The JOBS Act has been on a long journey since it was originally signed into law in 2012 as the SEC has gone through the lengthy process of rulemaking. And, as we near the end of at least this first stretch of road, it appears as though the equity crowdfunding that had many market watchers eagerly anticipating a sea change in private markets may ultimately prove too burdensome for most companies to undergo.
This is not to say, though, that small private companies raising capital won’t have an abundance of new options and strategies when it comes to raising the cash they need to grow. One such option comes through the changes to Reg A contained in Title IV of the bill. Now, private companies using the exemption have seen the maximum amount they can raise in a year boosted tenfold.
Tuesday October 21 brings Reviving the small cap IPO of yesteryear with Reg A Crowdfinanced Offerings, a cocktail event organized by www.equities.com contributor Dara Albright in Manhattan. Among the notable speakers at the event will be David Weild, the man known as the “Father of the JOBS Act” and the Founder, Chairman, and CEO of IssuWorks.

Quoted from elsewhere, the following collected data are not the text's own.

# AVianEco/Softspoken

Measured on AMD Instinct MI355X. Metric: audio-seconds processed/sec (whole node), 16 kHz mono, higher is better.
Workload: dtype f16x2

## Files before the change

softspoken_amd/build.py:

```python
from __future__ import annotations

import os
import subprocess
import sys

HERE = os.path.dirname(os.path.abspath(__file__))
CSRC = os.path.join(HERE, "csrc")
OBJ = os.path.join(CSRC, "_obj")
LIB = os.path.join(HERE, "libsoftspoken_hip.so")
DEV_LIB = os.path.join(HERE, "libsoftspoken_hip_dev.so")
SOURCES = ["conv2.hip", "conv2_ups.hip", "conv4.hip", "conv4_ups.hip", "conv1s.hip", "conv9s.hip", "conv9a.hip", "frontend.hip", "heads.hip", "weights.hip", "engine.hip", "host.hip", "abi.hip", "stream.hip", "separate.hip"]
HEADERS = [os.path.join(CSRC, h) for h in ("kernels.h", "engine.h", "dsp.h", "mfma_util.h", "conv4_forms.h", "stream16.h", "net.h", "bands.h", "hostdefs.h", "stream_desc.h", "stream_plan.h")] + [os.path.join(os.path.dirname(HERE), "include", "softspoken.h")]
FLAGS = ["-O3", "--offload-arch=gfx950", "-fPIC", "-std=c++17", "-Wno-unused-value"]
EXTRA_FLAGS = {"frontend.hip": ["-fno-slp-vectorize"], "conv4.hip": ["-fno-slp-vectorize"], "conv4_ups.hip": ["-fno-slp-vectorize"],
               "conv1s.hip": ["-fno-slp-vectorize"], "conv9s.hip": ["-fno-slp-vectorize"], "conv9a.hip": ["-fno-slp-vectorize"]}
DEV_SOURCES = ("conv2.hip", "conv2_ups.hip", "conv4.hip", "conv4_ups.hip", "conv1s.hip", "frontend.hip", "engine.hip", "weights.hip", "abi.hip", "separate.hip")
JITTER_LIB = DEV_LIB


def _hipcc():
    for cand in (os.environ.get("HIPCC"), "/opt/rocm/bin/hipcc"):
        if cand and os.path.exists(cand):
            return cand
    return "hipcc"


def _stale(target, deps):
    if not os.path.exists(target):
        return True
    t = os.path.getmtime(target)
    return any(os.path.getmtime(d) > t for d in deps)


def build(force: bool = False, verbose: bool = True, dev: bool = False, jitter: bool = False) -> str:
    dev = dev or jitter
    os.makedirs(OBJ, exist_ok=True)
    hipcc = _hipcc()
    objs, procs = [], []
    lib = DEV_LIB if dev else LIB
    for src in SOURCES:
        s = os.path.join(CSRC, src)
        d = dev and src in DEV_SOURCES
        o = os.path.join(OBJ, src.replace(".hip", "_dev.o" if d else ".o"))
        objs.append(o)
        if force or _stale(o, [s] + HEADERS):
            cmd = [hipcc] + FLAGS + EXTRA_FLAGS.get(src, []) + (["-DSS_DEVBUILD"] if d else []) + ["-c", s, "-o", o]
            if verbose:
                print("[build]", " ".join(cmd), flush=True)
            procs.append((cmd, subprocess.Popen(cmd, stdout=subprocess.PIPE, stderr=subprocess.STDOUT, text=True)))
    for cmd, p in procs:
        out, _ = p.communicate()
        if p.returncode != 0:
            raise RuntimeError("hipcc failed: %s\n%s" % (" ".join(cmd), out))
    if force or procs or _stale(lib, objs):
        cmd = [hipcc, "--offload-arch=gfx950", "-shared", "-fPIC", "-o", lib] + objs
        if verbose:
            print("[build]", " ".join(cmd), flush=True)
        r = subprocess.run(cmd, stdout=subprocess.PIPE, stderr=subprocess.STDOUT, text=True)
        if r.returncode != 0:
            raise RuntimeError("link failed:\n" + r.stdout)
    return lib


if __name__ == "__main__":
    print(build(force="--force" in sys.argv, dev="--dev" in sys.argv or "--jitter" in sys.argv))
```

softspoken_amd/csrc/conv9a.hip:

```cpp
#include "kernels.h"
#include "stream16.h"
#include <algorithm>
#include <type_traits>

namespace ss {

static constexpr int kUpsFrag = 2 * 2 * 4 * 2 * 2 * 1024;
static constexpr uint32_t kRowB = kW * 64, kRowB8 = (kW / 2) * 64;

struct A9Row8 { u32x4 f[2]; u32x4 h[2]; };

__global__ __launch_bounds__(64 * kS1Waves) __attribute__((amdgpu_waves_per_eu(2, 2)))
void conv3x3_ups_stream16_kernel(ConvArgs a, int rows_per_unit, int total_units) {
    extern __shared__ __attribute__((aligned(16))) char smem[];
    char* sW = smem;
    char* sU = smem + 2 * kBank;

    const int tid = threadIdx.x, lane = tid & 63, wave = __builtin_amdgcn_readfirstlane(tid >> 6);
    const int g = lane >> 4, c = lane & 15;
    for (int p = tid; p < 2 * kBank / 16; p += 64 * kS1Waves) *(u32x4*)(sW + p * 16) = *(const u32x4*)((const char*)a.wpk + (size_t)p * 16);
    for (int p = tid; p < kUpsFrag / 16; p += 64 * kS1Waves) *(u32x4*)(sU + p * 16) = *(const u32x4*)((const char*)a.wpk_b + (size_t)p * 16);
    const f32x4 bias[2] = {*(const f32x4*)(a.bias + 8 * g), *(const f32x4*)(a.bias + 8 * g + 4)};
    __syncthreads();

    const char* wl_base = sW + lane * 16;
    const char* ul_base = sU + lane * 16;
    const int bands = kH / rows_per_unit;
    const int64_t lo = a.lo_delta;
    uint32_t ovf = 0;

    for (int unit = (int)blockIdx.x * kS1Waves + wave; unit < total_units; unit += (int)gridDim.x * kS1Waves) {
        const int s = unit % kStrips32, b = (unit / kStrips32) % bands, n = unit / (kStrips32 * bands);
        const int x0 = 32 * s, y0 = b * rows_per_unit, ylast = y0 + rows_per_unit - 1;
        const uint32_t voff[2] = {(uint32_t)(x0 + 2 * c) * 64u + (uint32_t)g * 16u, (uint32_t)(x0 + 2 * c + 1) * 64u + (uint32_t)g * 16u};
        const uint32_t hoff = (uint32_t)(c < 8 ? max(x0 - 1, 0) : min(x0 + 32, kW - 1)) * 64u + (uint32_t)g * 16u;
        const uint32_t voff8 = (uint32_t)(x0 / 2 + c) * 64u + (uint32_t)g * 16u;
        const uint32_t hoff8 = (uint32_t)(c < 8 ? max(x0 / 2 - 1, 0) : min(x0 / 2 + 16, kW / 2 - 1)) * 64u + (uint32_t)g * 16u;
        const uint32_t hkeep = (c < 8 ? s > 0 : s < kStrips32 - 1) ? 0xffffffffu : 0u;
        const char* c1w = (const char*)a.src0 + (size_t)n * kH * kRowB;
        const char* c8w = (const char*)a.src1 + (size_t)n * (kH / 2) * kRowB8;
        char* ow = (char*)a.out + (size_t)n * kH * kRowB;

        auto load_row = [&](S16RowH& H, int r) {
            const char* p = c1w + (size_t)min(max(r, 0), kH - 1) * kRowB;
#pragma unroll
            for (int t = 0; t < 2; ++t) { H.f[t][0] = *(const u32x4*)(p + voff[t]); H.f[t][1] = *(const u32x4*)(p + lo + voff[t]); }
            H.h[0] = *(const u32x4*)(p + hoff); H.h[1] = *(const u32x4*)(p + lo + hoff);
        };
        auto mask_row = [&](S16RowH& H, int r) {
            const uint32_t rk = (unsigned)r < (unsigned)kH ? 0xffffffffu : 0u;
#pragma unroll
            for (int pq = 0; pq < 2; ++pq)
#pragma unroll
                for (int e = 0; e < 4; ++e) { H.f[0][pq][e] &= rk; H.f[1][pq][e] &= rk; H.h[pq][e] &= hkeep & rk; }
        };
        auto load_row8 = [&](A9Row8& K, int r8) {
            const char* p = c8w + (size_t)min(max(r8, 0), kH / 2 - 1) * kRowB8;
            K.f[0] = *(const u32x4*)(p + voff8); K.f[1] = *(const u32x4*)(p + lo + voff8);
            K.h[0] = *(const u32x4*)(p + hoff8); K.h[1] = *(const u32x4*)(p + lo + hoff8);
        };
        auto mask_row8 = [&](A9Row8& K, int r8) {
            const uint32_t rk = (unsigned)r8 < (unsigned)(kH / 2) ? 0xffffffffu : 0u;
#pragma unroll
            for (int pq = 0; pq < 2; ++pq)
#pragma unroll
                for (int e = 0; e < 4; ++e) { K.f[pq][e] &= rk; K.h[pq][e] &= hkeep & rk; }
        };
        S16RowH H0, H1, H2;
        A9Row8 K0, K1, K2;
        S16Ring3 ring;
        uint32_t ovt = 0;

        auto row_step = [&](auto parity, int y, S16RowH& Ha, const S16RowH& Hb, S16RowH& Hn, A9Row8& Ka, const A9Row8& Kb, A9Row8& Kc) {
            constexpr int par = decltype(parity)::value;
            auto form = [](int q) { return ((q & 1) << 1) | ((q >> 1) & 1); };
            auto rd_set8 = [&](int q) {
                const char* p = ul_base + (((par * 2 + (q >> 2)) * 4 + form(q)) * 4) * 1024;
                ring.rd((q + 1) % 3, p, p + 1024, 2048);
            };
            f32x4 P[2][2];
#pragma unroll
            for (int t = 0; t < 2; ++t)
#pragma unroll
                for (int u = 0; u < 2; ++u) P[t][u] = bias[u];
            s16_taps_shifted(ring, wl_base, Ha, Hb, Hn, P, [&] { rd_set8(0); rd_set8(1); }, [&](int tap) {
                if (tap == 2) load_row(Ha, min(y + 2, ylast + 1));
                if (tap == 5) { mask_row(Hn, y + 1); if constexpr (par != 0) mask_row8(Kc, (y >> 1) + 1); }
            });
#pragma unroll
            for (int q = 0; q < 8; ++q) {
                const int ty = q >> 2, f = form(q), t = f >> 1, slot = (q + 1) % 3;
                const A9Row8& K = par == 0 ? (ty == 0 ? Ka : Kb) : (ty == 0 ? Kb : Kc);
                if (q + 2 < 8) rd_set8(q + 2);
                else if (q == 6) ring.rd_tap(0, wl_base, 0);
                u32x4 B[2];
#pragma unroll
                for (int pq = 0; pq < 2; ++pq) B[pq] = f == 0 ? s16_shr1_halo(K.f[pq], K.h[pq]) : (f == 3 ? s16_shl1_halo(K.f[pq], K.h[pq]) : K.f[pq]);
                __builtin_amdgcn_sched_barrier(0);
                s16_products(ring, slot, B, P[t]);
                __builtin_amdgcn_sched_barrier(0);
                if (par == 0 && q == 3) load_row8(Ka, min((y >> 1) + 2, (ylast >> 1) + 1));
            }
            char* p = ow + (size_t)y * kRowB;
#pragma unroll
            for (int t = 0; t < 2; ++t) {
                float v[2][4];
#pragma unroll
                for (int u = 0; u < 2; ++u)
#pragma unroll
                    for (int r = 0; r < 4; ++r) v[u][r] = relu_i(P[t][u][r]);
                uint32_t kh[4], kl[4];
                s16_split_px(v, kh, kl);
#pragma unroll
                for (int i = 0; i < 4; ++i) ovt = pk_max_u16(ovt, kh[i]);
                *(u32x4*)(p + voff[t]) = u32x4{kh[0], kh[1], kh[2], kh[3]};
                *(u32x4*)(p + lo + voff[t]) = u32x4{kl[0], kl[1], kl[2], kl[3]};
            }
        };

        load_row(H0, y0 - 1); load_row(H1, y0); load_row8(K0, (y0 >> 1) - 1); load_row8(K1, y0 >> 1); load_row(H2, y0 + 1); load_row8(K2, (y0 >> 1) + 1);
        ring.rd_tap(0, wl_base, 0);
        mask_row(H0, y0 - 1); mask_row(H1, y0); mask_row8(K0, (y0 >> 1) - 1); mask_row8(K1, y0 >> 1);
        const std::integral_constant<int, 0> even; const std::integral_constant<int, 1> odd;
        for (int k = 0; k < rows_per_unit; k += 6) {
            row_step(even, y0 + k, H0, H1, H2, K0, K1, K2);
            row_step(odd, y0 + k + 1, H1, H2, H0, K0, K1, K2);
            if (k + 2 >= rows_per_unit) break;
            row_step(even, y0 + k + 2, H2, H0, H1, K1, K2, K0);
            row_step(odd, y0 + k + 3, H0, H1, H2, K1, K2, K0);
            if (k + 4 >= rows_per_unit) break;
            row_step(even, y0 + k + 4, H1, H2, H0, K2, K0, K1);
            row_step(odd, y0 + k + 5, H2, H0, H1, K2, K0, K1);
        }
        ovf = pk_max_u16(ovf, ovt);
    }
    if (((ovf & 0x7fff7fffu) + 0x04000400u) & 0x80008000u) atomicOr(a.range_flag, 1);
}
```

David took the time to talk to www.equities.com about how Reg A and the JOBS Act should work to open up capital formation and help the mega-cap companies of tomorrow find footing today while they’re still sporting downsized valuations.
EQ: Is it possible, at this point, to see any material impacts from the changes in the JOBS Act? Are there any issues that it’s exposed and what pressing issues in the market do you see moving forward?
David Weild: While the JOBS Act has helped improve the IPO market, the IPO market is still a shadow of its former self. We need to cut the costs of accessing public capital and improve the aftermarket support model if we’re going to ever get the number of small IPOs back up to the levels that existed before the Dot Com Bubble.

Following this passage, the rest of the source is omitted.